Yang menjadi masalah adalah dengan banyaknya partai peserta pemilu dan nama calon legislatif tiap partai para pemilih menjadi sedikit mengalami kesulitan. Kesulitan membuka kertas surat suara, melihat dan membaca satu per satu nama partai dan calon legislatif, kemudian melipat surat suara serta memasukannya. Mungkin bagi yang normal (tidak cacat) kesulitan di atas dapat diatasi. Akan tetapi bagi mereka yang tunanetra atau yang unliteracy metode seperti itu sangat menyulitkan.

Kebimbangan para pemilih dalam menentukan pilihannya adalah dengan banyaknya calon legislatif yang bertarung dalam ajang pemilu. Ada yang benar dikenal, banyak yang bintang dadakan. Yang dikenal tidak separtai, bahkan cenderung banyak yang melakukan pindah rumah alias kutu loncat. Sungguh ini menyakitkan!

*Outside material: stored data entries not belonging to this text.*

template <typename T>
__global__ __launch_bounds__(64) void k_y_normalize(const T* __restrict__ src, float* __restrict__ dst, int K,
// ... 3695 lines not shown
                for (int pn = 0; pn < 3; ++pn) pl[pn] = ld4u(slot + (pn * MTD + mt) * 256);
            };
            auto products = [&](int mt, const u32x4 (&pl)[3]) {
                acc0[mt] = MFMA_BF16(pl[2], bp0[0], acc0[mt]);  acc1[mt] = MFMA_BF16(pl[2], bp1[0], acc1[mt]);
                acc0[mt] = MFMA_BF16(pl[0], bp0[2], acc0[mt]);  acc1[mt] = MFMA_BF16(pl[0], bp1[2], acc1[mt]);
                acc0[mt] = MFMA_BF16(pl[1], bp0[1], acc0[mt]);  acc1[mt] = MFMA_BF16(pl[1], bp1[1], acc1[mt]);
                acc0[mt] = MFMA_BF16(pl[1], bp0[0], acc0[mt]);  acc1[mt] = MFMA_BF16(pl[1], bp1[0], acc1[mt]);
                acc0[mt] = MFMA_BF16(pl[0], bp0[1], acc0[mt]);  acc1[mt] = MFMA_BF16(pl[0], bp1[1], acc1[mt]);
                acc0[mt] = MFMA_BF16(pl[0], bp0[0], acc0[mt]);  acc1[mt] = MFMA_BF16(pl[0], bp1[0], acc1[mt]);
            };
            fetch(0, wp[0]);
#pragma unroll
            for (int mt = 0; mt < MTD; ++mt) {
                if (mt + 1 < MTD) fetch(mt + 1, wp[(mt + 1) & 1]);
                products(mt, wp[mt & 1]);
                __builtin_amdgcn_sched_barrier(0);
                if (mt == 0 && s + 1 < ns) {
                    request(s + 1);
                    load_r(s + 1);
                }
            }
        }
        auto finish = [&](bool has, bool live, int cell, f32x4 (&acc)[MTD]) {
            if (!has) return;
            const size_t row = (size_t)(live ? cell : 0) * a.dp;
            float ss = 0.f;
#pragma unroll
            for (int mt = 0; mt < MTD; ++mt) {
                const int col = 16 * mt + 4 * q;
                const f32x4 zo = (live && col < a.dp) ? ld4(a.Zorig + row + col) : (f32x4){0.f, 0.f, 0.f, 0.f};
                acc[mt] = zo - acc[mt];
#pragma unroll
                for (int r = 0; r < 4; ++r) ss += acc[mt][r] * acc[mt][r];
            }
            ss = wave_sum_q(ss);
            const float nrm = sqrtf(ss);
#pragma unroll
            for (int mt = 0; mt < MTD; ++mt) {
                const int col = 16 * mt + 4 * q;
                if (live && col < a.dp) {
                    st4(a.Zcorr + row + col, acc[mt]);
                    f32x4 zc;
#pragma unroll
                    for (int r = 0; r < 4; ++r) zc[r] = acc[mt][r] / nrm;
                    st4(a.Zcos + row + col, zc);
                }
            }
        };
        finish(has0, live0, cell0, acc0);
        finish(has1, live1, cell1, acc1);
    }
}

__device__ __forceinline__ uint32_t mix32(uint32_t h) {
    h ^= h >> 16; h *= 0x85ebca6bu; h ^= h >> 13; h *= 0xc2b2ae35u; h ^= h >> 16;
    return h;
}
__device__ __forceinline__ uint32_t feistel_position(uint32_t x, uint32_t n, int half_bits, uint32_t k0, uint32_t k1) {
    const uint32_t mask = (1u << half_bits) - 1u;
    do {
        uint32_t l = x >> half_bits, r = x & mask;
#pragma unroll
        for (int i = 5; i >= 0; --i) {
            const uint32_t f = mix32(l * 0x9E3779B1u + k0 + (uint32_t)i * k1) & mask;
            const uint32_t pl = r ^ f;
            r = l;
            l = pl;
        }
        x = (l << half_bits) | r;
    } while (x >= n);
    return x;
}
__device__ __forceinline__ int group_of_cell(const int* __restrict__ gstart, int G, int cell) {
    int lo = 0, hi = G;
    while (hi - lo > 1) {
        const int mid = (lo + hi) >> 1;
        if (gstart[mid] <= cell) lo = mid; else hi = mid;
    }
    return lo;
}

#define ORDER_CHUNK 256

template <int MODE>
__global__ __launch_bounds__(64) void k_order_pass(OrderArgs a) {
    if (a.frozen && *a.frozen) return;
    extern __shared__ int cnt[];
    const int lane = threadIdx.x;
    const int chunk = blockIdx.x, nchunks = gridDim.x;
    const int nkeys = a.nblk * a.G;
    for (int i = lane; i < nkeys; i += 64) cnt[i] = (MODE == 1) ? a.chunk_tab[(size_t)i * nchunks + chunk] : 0;
    __syncthreads();
    int key_bits = 1;
    while ((1 << key_bits) < nkeys) ++key_bits;
    const int64_t base = (int64_t)chunk * ORDER_CHUNK;
    for (int s = 0; s < ORDER_CHUNK / 64; ++s) {
        const int64_t ci = base + s * 64 + lane;
        const bool live = ci < a.N;
        const int cell = (int)ci;
        int key = 0;
        if (live) {
            const uint32_t gid = a.global_id ? (uint32_t)a.global_id[cell] : (uint32_t)cell;
            const int64_t p = feistel_position(gid, (uint32_t)a.Ng, a.half_bits, a.key0, a.key1);
            const int b = (a.cpb > 0) ? (int)min((int64_t)(p / a.cpb), (int64_t)(a.nblk - 1)) : a.nblk - 1;
            const int g = group_of_cell(a.gstart, a.G, cell);
            key = b * a.G + g;
// ... 643 lines not shown
    else hipLaunchKernelGGL(k_ridge_solve_general, dim3(a.K16), dim3(256), 0, s, a);
}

Artinya, mereka yang kutu loncat itu jelas motivasinya bukan unuk demi perbaikan nasib rakyat banyak. Akan tetapi motivasinya adalah bagaimana kekuasaan tetap berada di tangannya sehingga koneksitas dengan pihak lain dapat mudah ditembus. Ujung-ujungnya ia mudah mendapatkan proyek. Sehingga untuk itu ia mau saja mengeluarkan biaya yang sangat besar. Membuat baliho, spanduk, bendera,stiker, kaos, payung, dll. Maka, marilah kembali kita melihat politik ekonomi. Calon yang seperti ini pastilah bila ia terpilih menjadi anggota legislatif ambisinya adalah bagaimana modal yang sudah ia keluarkan akan kembali dan untung banyak. Akhirnya, kembali negara dan rakyat yang dibajak oleh anggota legislatif. Misalnya, para anggota dewan itu secara berjamaah membuat UU atau aturan untuk melegalkan dana keluar.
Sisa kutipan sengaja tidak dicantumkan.